▶ [ACTION ITEM]: Every line of the listing that holds the word "else" should be returned.
>>>>>
template <typename T>
__global__ __launch_bounds__(256) void bn_bwd_apply_kernel(const T *__restrict__ dA, int ldda, const T *__restrict__ Y, const float *__restrict__ mean,
                                                           const float *__restrict__ var, const float *__restrict__ gamma, const float *__restrict__ beta,
                                                           const float *__restrict__ dgamma, const float *__restrict__ dbeta, T *__restrict__ dY,
                                                           long M, int C, float eps, float alpha) {
    constexpr int N = Vec16<T>::N;
    RowMap rm(C, N);
    if (!rm.active) return;
    const float invM = 1.0f / (float)M;
    float mu[N], inv[N], ga[N], bt[N], dgm[N], dbm[N];
#pragma unroll
    for (int j = 0; j < N; ++j) {
        int c = rm.cg * N + j;
        mu[j] = mean[c];
        inv[j] = bn_inv_std(var[c], eps);
        ga[j] = gamma[c];
        bt[j] = beta[c];
        dgm[j] = dgamma[c] * invM;
        dbm[j] = dbeta[c] * invM;
    }
    for (long r = (long)blockIdx.x * rm.rpp + rm.rs; r < M; r += (long)gridDim.x * rm.rpp) {
        Vec16<T> y = ld16(Y + r * C + rm.cg * N), d = ld16(dA + r * ldda + rm.cg * N), o;
#pragma unroll
        for (int j = 0; j < N; ++j) {
            float xh = (y.get(j) - mu[j]) * inv[j];
            float z = (y.get(j) - mu[j]) * (inv[j] * ga[j]) + bt[j];
            float g = z >= 0.f ? d.get(j) : alpha * d.get(j);
            o.set(j, (ga[j] * inv[j]) * (g - dbm[j] - xh * dgm[j]));
        }
        st16(dY + r * C + rm.cg * N, o);
    }
}

extern "C" int yolo2_bn_leaky_bwd_apply(const void *dA, int ldda, const void *Y, const float *mean, const float *var, const float *gamma,
                                        const float *beta, const float *dgamma, const float *dbeta, void *dY, long M, int C, float eps,
                                        float alpha, int dtype, void *stream) {
    Y2_CHECK_ARG(dA && Y && mean && var && gamma && beta && dgamma && dbeta && dY && M > 0 && C > 0 && ldda >= C);
    const int vec = dtype == YOLO2_BF16 ? 8 : 4;
    Y2_CHECK_ARG(C % vec == 0 && C / vec <= 256 && ldda % vec == 0);
    int grid = rowmap_grid(M, C, vec, 4);
    Y2_DISPATCH_DTYPE(dtype, bn_bwd_apply_kernel<T><<<grid, 256, 0, (hipStream_t)stream>>>((const T *)dA, ldda, (const T *)Y, mean, var, gamma, beta, dgamma, dbeta, (T *)dY, M, C, eps, alpha));
    Y2_CHECK_LAUNCH();
    return YOLO2_OK;
}

template <typename T>
__global__ __launch_bounds__(256) void bn_leaky_pool_kernel(const T *__restrict__ Y, const float *__restrict__ mean, const float *__restrict__ var,
                                                            const float *__restrict__ gamma, const float *__restrict__ beta, T *__restrict__ P,
                                                            unsigned char *__restrict__ idx, int B, int H, int W, int C, int ldp, float eps, float alpha) {
    constexpr int N = Vec16<T>::N;
    RowMap rm(C, N);
    if (!rm.active) return;
    float mu[N], sc[N], bt[N];
#pragma unroll
    for (int j = 0; j < N; ++j) {
        int c = rm.cg * N + j;
        mu[j] = mean[c];
        sc[j] = bn_inv_std(var[c], eps) * gamma[c];
        bt[j] = beta[c];
    }
    const PoolRow pr(H, W, C);
    const long MP = (long)B * pr.OH * pr.OW;
    for (long r = (long)blockIdx.x * rm.rpp + rm.rs; r < MP; r += (long)gridDim.x * rm.rpp) {
        const T *src = Y + pr.base(r) + rm.cg * N;
        Vec16<T> v[4], o;
        v[0] = ld16(src);
        v[1] = ld16(src + C);
        v[2] = ld16(src + (long)W * C);
        v[3] = ld16(src + (long)W * C + C);
        typename IdxPack<N>::type pack = 0;
#pragma unroll
        for (int j = 0; j < N; ++j) {
            float a[4], m;
#pragma unroll
            for (int k = 0; k < 4; ++k) a[k] = pool_round<T>(bn_leaky(v[k].get(j), mu[j], sc[j], bt[j], alpha));
            const int arg = pool_first_max(a, m);
            o.set(j, m);
            pack |= idx_pack_byte<N>(arg, j);
        }
        st16(P + r * ldp + rm.cg * N, o);
        if (idx) *reinterpret_cast<typename IdxPack<N>::type *>(idx + r * C + rm.cg * N) = pack;
    }
}

template <typename T>
__global__ __launch_bounds__(256) void bn_pool_bwd_reduce_kernel(const T *__restrict__ dP, int lddp, const unsigned char *__restrict__ idx, const T *__restrict__ Y,
                                                                 const float *__restrict__ mean, const float *__restrict__ var, const float *__restrict__ gamma,
                                                                 const float *__restrict__ beta, float *__restrict__ ws, int B, int H, int W, int C, float eps, float alpha) {
    constexpr int N = Vec16<T>::N;
    RowMap rm(C, N);
    float part[2][N];
    float mu[N], inv[N], ga[N], bt[N];
#pragma unroll
    for (int j = 0; j < N; ++j) {
        part[0][j] = part[1][j] = 0.f;
        int c = rm.cg * N + j;
        bool ok = rm.active;
        mu[j] = ok ? mean[c] : 0.f;
        inv[j] = ok ? bn_inv_std(var[c], eps) : 0.f;
        ga[j] = ok ? gamma[c] : 0.f;
        bt[j] = ok ? beta[c] : 0.f;
    }
    if (rm.active) {
        const PoolRow pr(H, W, C);
        const long MP = (long)B * pr.OH * pr.OW;
        for (long r = (long)blockIdx.x * rm.rpp + rm.rs; r < MP; r += (long)gridDim.x * rm.rpp) {
            const T *src = Y + pr.base(r) + rm.cg * N;
            Vec16<T> v[4];
            v[0] = ld16(src);
            v[1] = ld16(src + C);
            v[2] = ld16(src + (long)W * C);
            v[3] = ld16(src + (long)W * C + C);
            const Vec16<T> d = ld16(dP + r * lddp + rm.cg * N);
            const typename IdxPack<N>::type pack = *reinterpret_cast<const typename IdxPack<N>::type *>(idx + r * C + rm.cg * N);
#pragma unroll
            for (int j = 0; j < N; ++j) {
                const int k = idx_pack_get(pack, j);
                const float y = k == 0 ? v[0].get(j) : k == 1 ? v[1].get(j) : k == 2 ? v[2].get(j) : v[3].get(j);
                const float xh = (y - mu[j]) * inv[j];
                const float z = (y - mu[j]) * (inv[j] * ga[j]) + bt[j];
                const float g = z >= 0.f ? d.get(j) : alpha * d.get(j);
                part[0][j] += g * xh;
                part[1][j] += g;
            }
        }
    }
    block_colsum_store<N, 2>(part, rm, C, ws, gridDim.x);
}

template <typename T>
__global__ __launch_bounds__(256) void bn_pool_bwd_apply_kernel(const T *__restrict__ dP, int lddp, const unsigned char *__restrict__ idx, const T *__restrict__ Y,
                                                                const float *__restrict__ mean, const float *__restrict__ var, const float *__restrict__ gamma,
                                                                const float *__restrict__ beta, const float *__restrict__ dgamma, const float *__restrict__ dbeta,
                                                                T *__restrict__ dY, int B, int H, int W, int C, float eps, float alpha) {
    constexpr int N = Vec16<T>::N;
    RowMap rm(C, N);
    if (!rm.active) return;
    const float invM = 1.0f / (float)((long)B * H * W);
    float mu[N], inv[N], ga[N], bt[N], dgm[N], dbm[N];
#pragma unroll
    for (int j = 0; j < N; ++j) {
        int c = rm.cg * N + j;
        mu[j] = mean[c];
        inv[j] = bn_inv_std(var[c], eps);
        ga[j] = gamma[c];
        bt[j] = beta[c];
        dgm[j] = dgamma[c] * invM;
        dbm[j] = dbeta[c] * invM;
    }
    const PoolRow pr(H, W, C);
    const long MP = (long)B * pr.OH * pr.OW;
    for (long r = (long)blockIdx.x * rm.rpp + rm.rs; r < MP; r += (long)gridDim.x * rm.rpp) {
        const long off = pr.base(r) + rm.cg * N;
        const long koff[4] = {0, C, (long)W * C, (long)W * C + C};
        Vec16<T> v[4];
#pragma unroll
        for (int k = 0; k < 4; ++k) v[k] = ld16(Y + off + koff[k]);
        const Vec16<T> d = ld16(dP + r * lddp + rm.cg * N);
        const typename IdxPack<N>::type pack = *reinterpret_cast<const typename IdxPack<N>::type *>(idx + r * C + rm.cg * N);
#pragma unroll
        for (int k = 0; k < 4; ++k) {
            Vec16<T> o;
#pragma unroll
            for (int j = 0; j < N; ++j) {
                const float da = pool_route(idx_pack_get(pack, j), k, d.get(j));
                o.set(j, bn_bwd_apply(bn_leaky_bwd(v[k].get(j), da, mu[j], inv[j], ga[j], bt[j], alpha), inv[j], ga[j], dgm[j], dbm[j]));
            }
            st16(dY + off + koff[k], o);
        }
    }
}

struct SliceMap {
    int lpr, rpb, lane, row, cg, cs, c0;
    __device__ SliceMap(int C, int vec) {
        const int tpr = C / vec;
        lpr = tpr < 16 ? tpr : 16;
        rpb = 256 / lpr;
        lane = threadIdx.x % lpr;
        row = threadIdx.x / lpr;
        cg = blockIdx.y * lpr + lane;
        cs = lpr * vec;
        c0 = blockIdx.y * cs;
    }
};
#define Y2_SLICE_MAX 128

template <int G>
__device__ __forceinline__ void slice_wave_sums(double (&v)[4]) {
#pragma unroll
    for (int j = 0; j < 4; ++j) v[j] = y2_lane_group_sum_f64<G>(v[j]);
}
__device__ __forceinline__ void slice_partial_sums(const float *__restrict__ part, int rows, long plane, int C, const SliceMap &sm, double (&sums)[2]) {
    __shared__ double red[4 * Y2_SLICE_MAX];
    const int q = sm.cs >> 2;
    const int l4 = threadIdx.x % q, g = threadIdx.x / q, ng = 256 / q;
    const int lane = threadIdx.x & 63, wave = threadIdx.x >> 6;
    const bool valu = q == 4 || q == 8 || q == 16 || q == 32;
    sums[0] = sums[1] = 0.0;
#pragma unroll
    for (int k = 0; k < 2; ++k) {
        const float *p = part + (long)k * plane + sm.c0 + l4 * 4;
        double s[4] = {0.0, 0.0, 0.0, 0.0}, t[4] = {0.0, 0.0, 0.0, 0.0};
        for (int r = g; r < rows; r += 4 * ng) {
            f32x4 v[4];
#pragma unroll
            for (int u = 0; u < 4; ++u) v[u] = *reinterpret_cast<const f32x4 *>(p + (long)(r + u * ng < rows ? r + u * ng : g) * C);
#pragma unroll
            for (int u = 0; u < 4; ++u) {
                const bool ok = r + u * ng < rows;
#pragma unroll
                for (int j = 0; j < 4; ++j) {
                    const double x = ok ? (double)v[u][j] : 0.0;
                    if (u & 1) t[j] += x; else s[j] += x;
                }
            }
        }
#pragma unroll
        for (int j = 0; j < 4; ++j) s[j] += t[j];
        if (k) __syncthreads();
        if (valu) {
            if (q == 4) slice_wave_sums<4>(s); else if (q == 8) slice_wave_sums<8>(s); else if (q == 16) slice_wave_sums<16>(s); else slice_wave_sums<32>(s);
            if (lane < q) {
#pragma unroll
                for (int j = 0; j < 4; ++j) red[wave * sm.cs + lane * 4 + j] = s[j];
            }
            __syncthreads();
            if (threadIdx.x < sm.cs) sums[k] = (red[threadIdx.x] + red[sm.cs + threadIdx.x]) + (red[2 * sm.cs + threadIdx.x] + red[3 * sm.cs + threadIdx.x]);
        } else {
            const int gmax = 4 * Y2_SLICE_MAX / sm.cs;
            double a = 0.0;
            for (int g0 = 0; g0 < ng; g0 += gmax) {
                if (g0) __syncthreads();
                if (g >= g0 && g < g0 + gmax) {
#pragma unroll
                    for (int j = 0; j < 4; ++j) red[(g - g0) * sm.cs + l4 * 4 + j] = s[j];
                }
                __syncthreads();
                if (threadIdx.x < sm.cs)
                    for (int j = 0; j < gmax && g0 + j < ng; ++j) a += red[j * sm.cs + threadIdx.x];
            }
            if (threadIdx.x < sm.cs) sums[k] = a;
        }
    }
    __syncthreads();
}

__device__ __forceinline__ void grid_zero(float *__restrict__ zero, long zero_vec4) {
    if (!zero) return;
    const long nthreads = (long)gridDim.x * gridDim.y * 256;
    f32x4 z = {0.f, 0.f, 0.f, 0.f};
    for (long i = ((long)blockIdx.y * gridDim.x + blockIdx.x) * 256 + threadIdx.x; i < zero_vec4; i += nthreads) reinterpret_cast<f32x4 *>(zero)[i] = z;
}

template <typename T, bool POOL>
__global__ __launch_bounds__(256) void bn_leaky_fin_kernel(const T *__restrict__ Y, const float *__restrict__ part, int rows, const float *__restrict__ shift,
                                                           long Mstat, float *__restrict__ mean_out, float *__restrict__ var_out, float *__restrict__ mm,
                                                           float *__restrict__ mv, float omd, const float *__restrict__ gamma, const float *__restrict__ beta,
                                                           T *__restrict__ A, unsigned char *__restrict__ idx, T *__restrict__ ymax, T *__restrict__ Afull,
                                                           int B, int H, int W, int C, int lda, float eps, float alpha, float *__restrict__ zero, long zero_vec4) {
    constexpr int N = Vec16<T>::N;
    const SliceMap sm(C, N);
    double sums[2];
    __shared__ float cst[3][Y2_SLICE_MAX];
    const PoolRow pr(H, W, C);
    const long ML = POOL ? (long)B * pr.OH * pr.OW : (long)B * H * W;
    const long step = (long)gridDim.x * sm.rpb;
    long r = (long)blockIdx.x * sm.rpb + sm.row;
    Vec16<T> v[POOL ? 4 : 1];
    if (r < ML) {
        if (POOL) {
            const T *src = Y + pr.base(r) + sm.cg * N;
            v[0] = ld16(src);
            v[POOL ? 1 : 0] = ld16(src + C);
            v[POOL ? 2 : 0] = ld16(src + (long)W * C);
            v[POOL ? 3 : 0] = ld16(src + (long)W * C + C);
        } else v[0] = ld16(Y + r * C + sm.cg * N);
    }
    slice_partial_sums(part, rows, (long)Y2_BN_PART_ROWS * C, C, sm, sums);
    if (threadIdx.x < sm.cs) {
        const int c = sm.c0 + threadIdx.x;
        const double dm = sums[0] / (double)Mstat;
        const double var = sums[1] / (double)Mstat - dm * dm;
        const float fm = (float)((double)shift[c] + dm), fv = (float)(var > 0.0 ? var : 0.0);
        cst[0][threadIdx.x] = fm;
        cst[1][threadIdx.x] = bn_inv_std(fv, eps) * gamma[c];
        cst[2][threadIdx.x] = beta[c];
        if (blockIdx.x == 0) {
            mean_out[c] = fm;
            var_out[c] = fv;
            if (mm) {
                mm[c] = bn_ema(mm[c], fm, omd);
                mv[c] = bn_ema(mv[c], fv, omd);
            }
        }
    }
    __syncthreads();
    float mu[N], sc[N], bt[N];
#pragma unroll
    for (int j = 0; j < N; ++j) {
        mu[j] = cst[0][sm.lane * N + j];
        sc[j] = cst[1][sm.lane * N + j];
        bt[j] = cst[2][sm.lane * N + j];
    }
    grid_zero(zero, zero_vec4);
    while (r < ML) {
        const long rn = r + step;
        Vec16<T> vn[POOL ? 4 : 1];
        if (rn < ML) {
            if (POOL) {
                const T *src = Y + pr.base(rn) + sm.cg * N;
                vn[0] = ld16(src);
                vn[POOL ? 1 : 0] = ld16(src + C);
                vn[POOL ? 2 : 0] = ld16(src + (long)W * C);
                vn[POOL ? 3 : 0] = ld16(src + (long)W * C + C);
            } else vn[0] = ld16(Y + rn * C + sm.cg * N);
        }
        Vec16<T> o;
        if (!POOL) {
#pragma unroll
            for (int j = 0; j < N; ++j) o.set(j, bn_leaky(v[0].get(j), mu[j], sc[j], bt[j], alpha));
            st16(A + r * lda + sm.cg * N, o);
        } else {
            typename IdxPack<N>::type pack = 0;
            Vec16<T> ym, af[4];
#pragma unroll
            for (int j = 0; j < N; ++j) {
                float a[4], m;
#pragma unroll
                for (int k = 0; k < 4; ++k) {
                    a[k] = pool_round<T>(bn_leaky(v[POOL ? k : 0].get(j), mu[j], sc[j], bt[j], alpha));
                    af[k].set(j, a[k]);
                }
                const int arg = pool_first_max(a, m);
                o.set(j, m);
                ym.set(j, arg == 0 ? v[0].get(j) : arg == 1 ? v[POOL ? 1 : 0].get(j) : arg == 2 ? v[POOL ? 2 : 0].get(j) : v[POOL ? 3 : 0].get(j));
                pack |= idx_pack_byte<N>(arg, j);
            }
            st16(A + r * lda + sm.cg * N, o);
            if (idx) *reinterpret_cast<typename IdxPack<N>::type *>(idx + r * C + sm.cg * N) = pack;
            if (Afull) {
                T *dst = Afull + pr.base(r) + sm.cg * N;
                st16(dst, af[0]);
                st16(dst + C, af[1]);
                st16(dst + (long)W * C, af[2]);
                st16(dst + (long)W * C + C, af[3]);
            }
            if (ymax) st16(ymax + r * C + sm.cg * N, ym);
        }
#pragma unroll
        for (int k = 0; k < (POOL ? 4 : 1); ++k) v[k] = vn[k];
        r = rn;
    }
}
<<<<<
▶ [EXPECTED OUTPUT]:
                    if (u & 1) t[j] += x; else s[j] += x;
            if (q == 4) slice_wave_sums<4>(s); else if (q == 8) slice_wave_sums<8>(s); else if (q == 16) slice_wave_sums<16>(s); else slice_wave_sums<32>(s);
        } else {
        } else v[0] = ld16(Y + r * C + sm.cg * N);
            } else vn[0] = ld16(Y + rn * C + sm.cg * N);
        } else {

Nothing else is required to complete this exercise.